Liturgische Akteure: Normen und gottesdienstliche Praxis
08.04.2015DFG fördert gemeinsames Forschungsprojekt von Prof. Dr. Martin Stuflesser und Prof. Dr. Dr. Hans-Georg Ziebertz
Grund zur Freude bei Prof. Dr. Martin Stuflesser (Lehrstuhl für Liturgiewissenschaft) und Prof. Dr. Dr. Hans-Georg Ziebertz (Lehrstuhl für Religionspädagogik und Didaktik des Religionsunterrichts): Mit umfangreichen finanziellen Mitteln fördert die Deutsche Forschungsgemeinschaft (DFG) das auf drei Jahre angelegte, gemeinsame Forschungsprojekt zum Thema „Liturgische Akteure: Normen und gottesdienstliche Praxis“.
Das Forschungsprojekt untersucht, wie liturgische Akteure aus unterschiedlichen Personengruppen (Priester, Diakone, hauptamtliche Laien), die im kirchlichen Auftrag liturgischen Feiern vorstehen, die normativen Vorgaben zur Liturgie anwenden und was diese liturgischen Akteure dazu bewegt, von den liturgischen Vorgaben abzuweichen und etwaige, situationsbezogene Veränderungen vorzunehmen.

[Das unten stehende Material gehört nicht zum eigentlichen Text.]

# maikmerten/hmp3

Hardware: AMD Instinct MI355X
Metric: batched stereo 44.1kHz frames/sec (whole node), CBR-128 (higher is better)
Workload: dtype f32; 1 GPU; batch=1024 stereo 44.1kHz streams x 256 frames per step per GPU, CBR-128, long blocks only, int16 PCM resident in HBM; streams_per_gpu=1024, parallelism=streams sharded over 1 GPU(s), no collective

## Files before the change

hmp3_amd/csrc/hx_alloc.hip:

```cpp
#include "hx_dev.h"

#ifndef HX_LSF
#define HX_LSF 0
#endif
#ifndef HX_A1
#define HX_A1 0
#endif
#ifndef HX_SLIM
#define HX_SLIM 0
#endif
#if HX_SLIM && HX_A1
#error "the low-footprint layout is built for the second-generation allocator only"
#endif
#define HX_WAVES (HX_SLIM ? 3 : 2)
#define HX_PERSIST HX_SLIM
#define HX_RATE_SPEED (!HX_SLIM)
#define HX_OPAQUE_LANE HX_SLIM
#define HX_SEEK_FORCEINLINE HX_SLIM
#define HX_LUCKY_K (HX_SLIM ? 6 : 12)
#define GMIN_OFFSET 70
#define PART23 4021
#define NB 22

struct AllocPrm {
    unsigned char head[4];
    int remainder, divisor, main_framebytes, sf_bit_max, AveTargetBits;
    int ms_flag, hf_flag, vbr_flag;
    int ivbr_min, ivbr_max, vbr_main_framebytes[16], vbr_pool_target;
    int fbmin, fbmax;
    int initialMNR, test1;
    int nsf[2], nsf2[2], nsf3[2], nbmax[2], nbmax2[2], nbmax3[2];
    float rnBand_l[22];
    int nsfs, nbmax_s;
    struct { int npart; } psyS;
    int nchan, side_bytes;
    int is_flag, dual, npart_l;
    int oflags;
    int run_w;
};

static_assert(sizeof(HxGr) == 96, "the frame loop copies the four HxGr of a frame as 96 words");
struct alignas(16) Outbox {
    HxSegOut seg[2];
    HxGr gr[2][2];
    int scfsi[2], mdb, part;
    unsigned sidew[10];
    unsigned char head[4];
    HxFrameOut frm;
    HxSlot slot;
    int opos, frm_index, slot_index;
    int ring_p0;
    int has_frame;
};

#if HX_SLIM
typedef short ix_t;
typedef short sgs_t;
typedef signed char sfo_t;
typedef short btab_t;
#else
typedef int ix_t;
typedef int sgs_t;
typedef int sfo_t;
typedef int btab_t;
#endif

struct FrameState {
    int padcount; unsigned main_tot, main_sent, mf_tot;
    int main_bytes; unsigned side_p0, side_p1, tot_frames_out, tot_bytes_out; int ave_tot;
    int opos, slot_lo, slot_hi;
    int pad, byte_pool, byte_max, byte_min, bytesout, pk_first;
};

struct alignas(16) AllocLds {
    float xr[2][576];
    float x34[2][576];
    float term[2][576];
#if !HX_SLIM
    int ix[2][576];
    unsigned char signx[2][576];
    alignas(16) HxBandPrep band_next;
#else
    unsigned long long sgnbits[2][9];
    ix_t ixsink;
#endif
    unsigned char band_of_pair[288];
    unsigned short lane_run[64];
    unsigned char band_last[24];
    float look_ix43[256];
#if !HX_SLIM
    float look_gain[128], look_34igain[128];
    int mblog[256];
    float pow34_exp[256];
    int logsub[84];
#else
    float gain4[4], igain16[16];
    unsigned short mblog[256];
    short logsub[84];
#endif
    float pow34_a[16], pow34_b[16], quant_off[32];
    unsigned char huff_len[1408];
    unsigned char sband_of_line[192];
    btab_t nBand_s[16], startBand_s[16], logcbw_s[16];
    unsigned char quada_len[16];
    btab_t nBand[NB], startBand[24], logcbw[NB], taper[NB];
    int NTadjust[2][NB];
    union {
        struct {
            int snr[2][NB], Noise0[2][NB], Noise[2][NB], NT[2][NB];
            int gzero[2][NB], gmin[2][NB], gsf[2][NB], sf[2][NB], active[2][NB];
            int ixmax[2][NB], ix10xmax[2][NB], up[2][NB], lo[2][NB], geval[2][NB], maskmb[2][NB];
            float xsxx[2][NB], x34max[2][NB];
            float gig[2][NB];
            alignas(8) float2 gpair[2][NB];
            int lucky[HX_LUCKY_K][2][13];
            unsigned short llist[HX_LUCKY_K * 26 + 4];
        };
        struct {
            int a_pad[17][2][NB];
            float a_sig[2][NB], a_smask[2][NB], a_mask[2][NB], a_noise[2][NB];
            int a_lastGsf[2][NB];
        };
        struct {
            int s_snr[2][3][16], s_Noise0[2][3][16], s_Noise[2][3][16], s_NT[2][3][16];
            sgs_t s_gzero[2][3][16], s_gmin[2][3][16], s_gsf[2][3][16], s_sf[2][3][16], s_active[2][3][16];
            int s_ixmax[2][3][16], s_geval[3][16], s_tmpn[3][16], s_maskmb[2][3][16];
            float s_xsxx[2][3][16], s_x34max[2][3][16];
            int s_G[2][3], s_GG[2], s_subgain[2][3];
        };
    };
    int G[2], preemp[2], scale[2], huff_bits[2];
    int hs_table[2][4], hs_cbreg[2][3], hs_nbig[2], hs_nquads[2], hs_bits[2];
    int MNR, PoolFraction, call_count;
    int a_calls, a_bitadjust[2];
    float a_running, a_ave, a_alpha;
    int hf_quant, hf_quant_stereo[2], gsf_hf, gsf_hf_stereo[2];
    int sf_save[2][21];
    int scfsi[2];
    int nchan, block_type, maxBits, maxTargetBits, minTargetBits, PoolBits, TargetBits, deltaMNR, activeBands;
    int tmp[8];
    int tmpn[2][NB];
    unsigned int sidew[10];
    HxGr gr[2][2];
    sfo_t sfout[2][2][NB];
    sfo_t sfs[2][3][12];
    AllocPrm P;
    FrameState fs;
    int tabpk[32];
    unsigned long long candpk[19];
    unsigned short r_mf[32];
    int r_off[32];
#if !HX_SLIM
    float dump[64];
#endif
    Outbox ob[2];
    const double *pow43;
    int *big_counter;
    int nstrict;
#if !HX_SLIM
    int nlucky[3];
#endif
    int cur_s;
    alignas(16) int cmdw[4];
    alignas(4) unsigned char gflag[HX_SLIM ? 64 : 256];
#ifdef HX_PROFILE
    unsigned prof[HX_PROF_WORDS];
#endif
};

#if !HX_SLIM
static_assert(offsetof(AllocLds, ix) == offsetof(AllocLds, term) + sizeof(float) * 2 * 576 && sizeof(int) == sizeof(float),
              "big_lucky_noise's terms run on from the term buffer into the quantised lines: 2304 words in one piece");
#endif

#if HX_SLIM
#define IX(c) (reinterpret_cast<ix_t *>(&L.term[0][0]) + 576 * (c))
#define BAND_LANDING (reinterpret_cast<HxBandPrep *>(&L.term[1][0]))
#define LANE_SINK (reinterpret_cast<float *>(&L.lucky[0][0][0]) + LANE)
#define MBLOG(x) hx_mblog16(L.mblog, (x))
__device__ __forceinline__ float lk_gain(const float *g4, int g) { const int k = g - 8; return ldexpf(g4[k & 3], k >> 2); }
__device__ __forceinline__ float lk_igain(const float *ig16, int g) { const int k = g - 8; return ldexpf(ig16[k & 15], -3 * (k >> 4)); }
#define LK_GAIN(g) lk_gain(L.gain4, (g))
#define LK_IGAIN(g) lk_igain(L.igain16, (g))
#define LK_GAIN_RAW(g) L.gain4[((g) - 8) & 3]
#define LK_GAIN_FIN(raw, g) ldexpf((raw), ((g) - 8) >> 2)
#define LK_IGAIN_RAW(g) L.igain16[((g) - 8) & 15]
#define LK_IGAIN_FIN(raw, g) ldexpf((raw), -3 * (((g) - 8) >> 4))
#else
#define IX(c) (&L.ix[(c)][0])
#define BAND_LANDING (&L.band_next)
#define LANE_SINK (&L.dump[LANE])
#define MBLOG(x) hx_mblog(L.mblog, (x))
#define LK_GAIN(g) L.look_gain[(g)]
#define LK_IGAIN(g) L.look_34igain[(g)]
#define LK_GAIN_RAW(g) L.look_gain[(g)]
#define LK_GAIN_FIN(raw, g) (raw)
#define LK_IGAIN_RAW(g) L.look_34igain[(g)]
#define LK_IGAIN_FIN(raw, g) (raw)
#endif
#define BAND_OF_LINE(j) L.band_of_pair[(j) >> 1]

#ifdef HX_PROFILE
#define PROF(id, stmt) do { HX_WAVE_SYNC(); long long t0_ = clock64(); stmt; HX_WAVE_SYNC(); if (threadIdx.x == 0) L.prof[(id)] += (unsigned) (clock64() - t0_); } while (0)
#define PROF_T0() long long tp_ = clock64()
#define PROF_T1() tp_ = clock64()
#define PROF_CNT(id) do { if (threadIdx.x == 0) L.prof[(id)] += 1; } while (0)
#define PROF_ACC(id) do { HX_WAVE_SYNC(); if (threadIdx.x == 0) L.prof[(id)] += (unsigned) (clock64() - tp_); tp_ = clock64(); } while (0)
#define PROF_CLOCK , long long &tp_
#define PROF_PASS , tp_
#else
#define PROF(id, stmt) do { stmt; } while (0)
#define PROF_T0() do { } while (0)
#define PROF_T1() do { } while (0)
#define PROF_CNT(id) do { } while (0)
#define PROF_ACC(id) do { } while (0)
#define PROF_CLOCK
#define PROF_PASS
#endif
#define HX_COLD __attribute__((noinline, cold))
#define HX_HFN __attribute__((noinline))
#if HX_RATE_SPEED
#define HX_RATE __attribute__((noinline))
#else
#define HX_RATE HX_COLD
#endif
__device__ __forceinline__ int hx_lane_opaque()
{
    int l;
    asm volatile("v_mbcnt_lo_u32_b32 %0, -1, 0\n\tv_mbcnt_hi_u32_b32 %0, -1, %0" : "=v"(l));
    return l;
}
#if HX_OPAQUE_LANE
// ... 593 lines not shown
        if (!(s >= s0) || (GG - s) >= g0) mode = 2;
    }
    while (__any(mode == 1)) {
        PROF_CNT(HX_PROF_N_LUCKY);
        PROF_T0();
        int nc = 0;
        if (mode == 1) {
            const int sh = 1 + L.scale[ch];
            nc = min(K, min(((s - s0) >> sh) + 1, (g0 - GG + s + sdelta - 1) >> sh));
        }
        if (i < NB) { L.geval[ch][i] = (mode == 1) ? GG - s : -1; L.tmpn[ch][i] = nc; }
        unsigned short *list = L.llist;
        const int incl = hx_wave_scan(nc), total = __builtin_amdgcn_readlane(incl, 63);
#pragma unroll
        for (int c = 0; c < HX_LUCKY_K; c++) if (c < nc) list[incl - nc + c] = (c << 8) | (ch << 7) | i;
        HX_WAVE_SYNC();
        const int ncmax = hx_wave_max(nc);
#if !HX_SLIM
        npass++; reach = max(reach, ncmax);
#endif
        const bool bslow = mode == 1 && noise_band_needs_pow(LK_IGAIN(GG - s), L.x34max[ch][i]);
        PROF_ACC(HX_PROF_LUCKY_SETUP);
        const bool two = p->nchan == 2;
        const int big = __any(bslow) ? 1 : 0;
        if (two) { if (LANE == 0) L.cmdw[3] = big; HELPER_POST2(HCMD_LUCKY, nl, ncmax); }
        lucky_dispatch(L, nl, ncmax, tf, 0, big);
        if (two) HELPER_JOIN();
        else lucky_dispatch(L, nl, ncmax, tf, 1, big);
        HX_WAVE_SYNC();
        PROF_ACC(HX_PROF_LUCKY_TERMS);
        for (int u = LANE; u < total; u += 64) {
            const int e = list[u], c = e >> 8, cc = (e >> 7) & 1, b = e & 31;
            float sxx = band_sum(tf + c * 2 * nl + cc * nl + L.startBand[b], L.nBand[b], 0.0f);
            L.lucky[c][cc][b] = MBLOG(1.0e-12f + sxx) - L.logcbw[b];
        }
        HX_WAVE_SYNC();
        PROF_ACC(HX_PROF_LUCKY_SUMS);
        {
            int best = 0;
            bool hit = false;
#pragma unroll
            for (int h = 0; h < HX_LUCKY_K; h += 6) {
                if (h == 0 || ncmax > h) {
                    int nz[6];
#pragma unroll
                    for (int c = 0; c < 6; c++) nz[c] = L.lucky[h + c][ch][min(i, 12)];
#pragma unroll
                    for (int c = 0; c < 6; c++)
                        if (h + c < nc && nz[c] <= nt) { best = nz[c]; smin = s - (h + c) * sdelta; hit = true; }
                }
            }
            if (hit) L.Noise[ch][i] = best;
            if (mode == 1) {
                s -= nc * sdelta;
                if (!(s >= s0) || (GG - s) >= g0) mode = 2;
            }
        }
        HX_WAVE_SYNC();
        PROF_ACC(HX_PROF_LUCKY_REPLAY);
    }
    if (mode == 2) {
        L.sf[ch][i] = smin;
        L.gsf[ch][i] = max(GG - smin, 0);
    }
#if !HX_SLIM
    if (reach * 2 * nl > 1152) {
        const int end = reach * 2 * nl - 1152;
        for (int j = p->nbmax[0] + LANE; j < min(end, 576); j += 64) IX(0)[j] = 0;
        for (int j = p->nbmax[1] + LANE; j < end - 576; j += 64) IX(1)[j] = 0;
    }
    if (npass && LANE == 0) { L.nlucky[0] += 1; L.nlucky[1] += npass; L.nlucky[2] += (reach > 6); }
#endif
    HX_WAVE_SYNC();
}

__device__ __forceinline__ void quant_lines(AllocLds &L, const AllocPrm *p, int opt, int c)
{
    HX_LANE_DECL;
    const int nl = p->nbmax[c];
#if HX_SLIM
    const int nfill = (opt & 2) ? nl : 576;
#endif
    const bool tab = (opt & 1) != 0;
    int q[9], b[9];
#pragma unroll
    for (int k = 0; k < 9; k++) b[k] = BAND_OF_LINE(LANE + 64 * k);
#pragma unroll
    for (int k = 0; k < 9; k++) {
        const int j = LANE + 64 * k;
        const float igain = L.gig[c][b[k]];
        const float t = igain * L.x34[c][j] + (tab ? (0.5f - 0.4375f) : (0.5f - 0.0946f));
        const float off = L.quant_off[max(min((int) t, 31), 0)];
        q[k] = (int) (t - (tab ? off : 0.0f));
    }
#pragma unroll
    for (int k = 0; k < 9; k++) {
        const int j = LANE + 64 * k;
#if HX_SLIM
        const int qq = (j < nl) ? q[k] : 0;
        *((j < nfill) ? &IX(c)[j] : &L.ixsink) = (ix_t) qq;
        if (qq > 0) atomicMax(&L.ixmax[c][b[k]], qq);
#else
        if (j < nl) {
            IX(c)[j] = q[k];
            if (q[k] > 0) atomicMax(&L.ixmax[c][b[k]], q[k]);
        }
#endif
    }
}

__device__ void do_quant(AllocLds &L, const AllocPrm *p, int opt)
{
    HX_LANE_DECL;
    const int ch = LANE >> 5, i = LANE & 31;
    if (i < NB) {
        L.ixmax[ch][i] = (i < p->nsf[ch]) ? 0 : L.ixmax[ch][i];
        L.gig[ch][i] = LK_IGAIN(L.gsf[ch][i] & 127);
    }
    HX_WAVE_SYNC();
    const bool two = p->nbmax[1] > 0;
    if (two) HELPER_POST(HCMD_QUANT, opt);
    quant_lines(L, p, opt, 0);
    if (two) HELPER_JOIN();
    HX_WAVE_SYNC();
}

struct Cand { int n, t0, t1, t2, t3, tmax; };

__device__ __forceinline__ Cand mk_cand(int n, int t0, int t1, int t2, int t3, int tmax)
{
    Cand c; c.n = n; c.t0 = t0; c.t1 = t1; c.t2 = t2; c.t3 = t3; c.tmax = tmax;
    return c;
}

__device__ __forceinline__ Cand candidates_chain(int rmax)
{
    if (rmax <= 0) return mk_cand(0, 0, 0, 0, 0, 0);
    if (rmax == 1) return mk_cand(2, 1, 3, 0, 0, 1);
    if (rmax == 2) return mk_cand(2, 2, 3, 0, 0, 2);
    if (rmax == 3) return mk_cand(2, 5, 6, 0, 0, 3);
    if (rmax <= 5) return mk_cand(4, 7, 8, 9, 12, 5);
    if (rmax <= 7) return mk_cand(4, 10, 11, 12, 15, 7);
    if (rmax <= 15) return mk_cand(2, 13, 15, 0, 0, 15);
    if (rmax == 16) return mk_cand(2, 16, 24, 0, 0, 16);
    if (rmax <= 18) return mk_cand(2, 17, 24, 0, 0, 18);
    if (rmax <= 22) return mk_cand(2, 18, 24, 0, 0, 22);
    if (rmax <= 30) return mk_cand(2, 19, 24, 0, 0, 30);
    if (rmax <= 46) return mk_cand(2, 25, 20, 0, 0, 46);
    if (rmax <= 78) return mk_cand(2, 20, 26, 0, 0, 78);
    if (rmax <= 142) return mk_cand(2, 27, 21, 0, 0, 142);
    if (rmax <= 270) return mk_cand(2, 21, 28, 0, 0, 270);
    if (rmax <= 526) return mk_cand(2, 29, 22, 0, 0, 526);
    if (rmax <= 1038) return mk_cand(2, 22, 30, 0, 0, 1038);
    if (rmax <= 2062) return mk_cand(2, 30, 23, 0, 0, 2062);
    return mk_cand(2, 31, 23, 0, 0, 8206);
}

__device__ __forceinline__ int cand_class(int rmax)
{
    if (rmax <= 3) return max(rmax, 0);
    if (rmax <= 15) return rmax <= 5 ? 4 : (rmax <= 7 ? 5 : 6);
    return min(7 + (31 - __clz(rmax - 15)), 18);
}
__device__ __forceinline__ int cand_class_rep(int c)
{
    return c <= 3 ? c : (c == 4 ? 4 : (c == 5 ? 6 : (c == 6 ? 8 : 15 + (1 << (c - 7)))));
}
__device__ __forceinline__ unsigned long long cand_pack(const Cand &c)
{
    return (unsigned long long) (c.n | (c.t0 << 3) | (c.t1 << 8) | (c.t2 << 13) | (c.t3 << 18)) | ((unsigned long long) c.tmax << 23);
}
__device__ __forceinline__ Cand candidates(const AllocLds &L, int rmax)
{
    const unsigned long long pk = L.candpk[cand_class(rmax)];
    const unsigned lo = (unsigned) pk;
    return mk_cand(lo & 7, (lo >> 3) & 31, (lo >> 8) & 31, (lo >> 13) & 31, (lo >> 18) & 31, (int) (pk >> 23));
}
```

Die liturgiewissenschaftliche Analyse gottesdienstlicher Vorgänge basiere bislang zumeist auf einer Untersuchung der einzelnen liturgischen Riten, wie sie in Textbüchern festgelegt sind, so Lehrstuhlinhaber Prof. Dr. Martin Stuflesser. Demgegenüber ergänze das neue Forschungsprojekt den Methodenkanon der Liturgiewissenschaft nun auch um einen empirischen Forschungsansatz.
Das Projekt will dabei zeigen, ob und welche Wahlmöglichkeiten liturgische Akteure haben, aber auch welche Ergänzungen, Abwandlungen oder Abweichungen gegenüber der jeweiligen liturgischen Ordnung vorgenommen werden. Dabei ist von besonderem Interesse, wie die Vorgaben der liturgischen Bücher von den Akteuren im Einzelnen interpretiert werden und welche Motive und Einsichten für die liturgischen Akteure handlungsleitend sind.
Veränderungen der liturgischen Vorgaben, wie sie in der konkreten Praxis vorkommen und die auch von Liturgiewissenschaftlern als Normabweichungen wahrgenommen werden, werden dabei zuweilen pauschal als „Liturgie-Missbrauch“ gedeutet und häufig in Verbindung mit einer Kritik an der Liturgiereform überhaupt und mit der Klage über eine mangelnde liturgische Bildung zur Sprache gebracht. Die Frage nach den Gründen und Ursachen, die zu solchen Änderungen des Ritus führten, kamen dabei, so Stuflesser, entweder gar nicht oder viel zu selten in den Blick. Die empirische Untersuchung der tatsächlichen Motivationen und subjektiven Voraussetzungen der liturgisch Handelnden steht daher im Mittelpunkt des neuen Forschungsprojektes.
Die Erforschung der Wirkungsgeschichte der Liturgiereform des II. Vatikanischen Konzils bildet schon seit mehreren Jahren einen Forschungsschwerpunkt am Lehrstuhl für Liturgiewissenschaft der Universität Würzburg. Ein ebenfalls von der DFG gefördertes Forschungsprojekt hatte in den Jahren 2010-2013 bereits die Rezeption der Liturgiereform im Bereich der (Liturgie-)Theologie erforscht. Der durch den Lehrstuhl organisierte Forschungskongress der Societas Liturgica: „Liturgiereformen in den Kirchen“ im August 2013 untersuchte die Rezeption der liturgietheologischen Grundanliegen der Liturgiereform des II. Vatikanums im Bereich der Ökumene.
„Mit der zugesagten finanziellen Förderung des neuen Forschungsprojektes anerkennt die DFG auch die bisherige Forschungsleistung auf diesem Forschungsgebiet“, so äußerte sich Prof. Stuflesser erfreut über das nun bewilligte Forschungsprojekt. Nach Meinung des Würzburger Liturgiewissenschaftlers wird mit der empirischen Erforschung der Rezeption liturgischer Konzepte ein bislang noch nicht bearbeitetes Forschungsfeld untersucht und damit ein fundamentaler Beitrag zum Verständnis der Wirkungsgeschichte der Liturgiereform des II. Vatikanischen Konzils geleistet.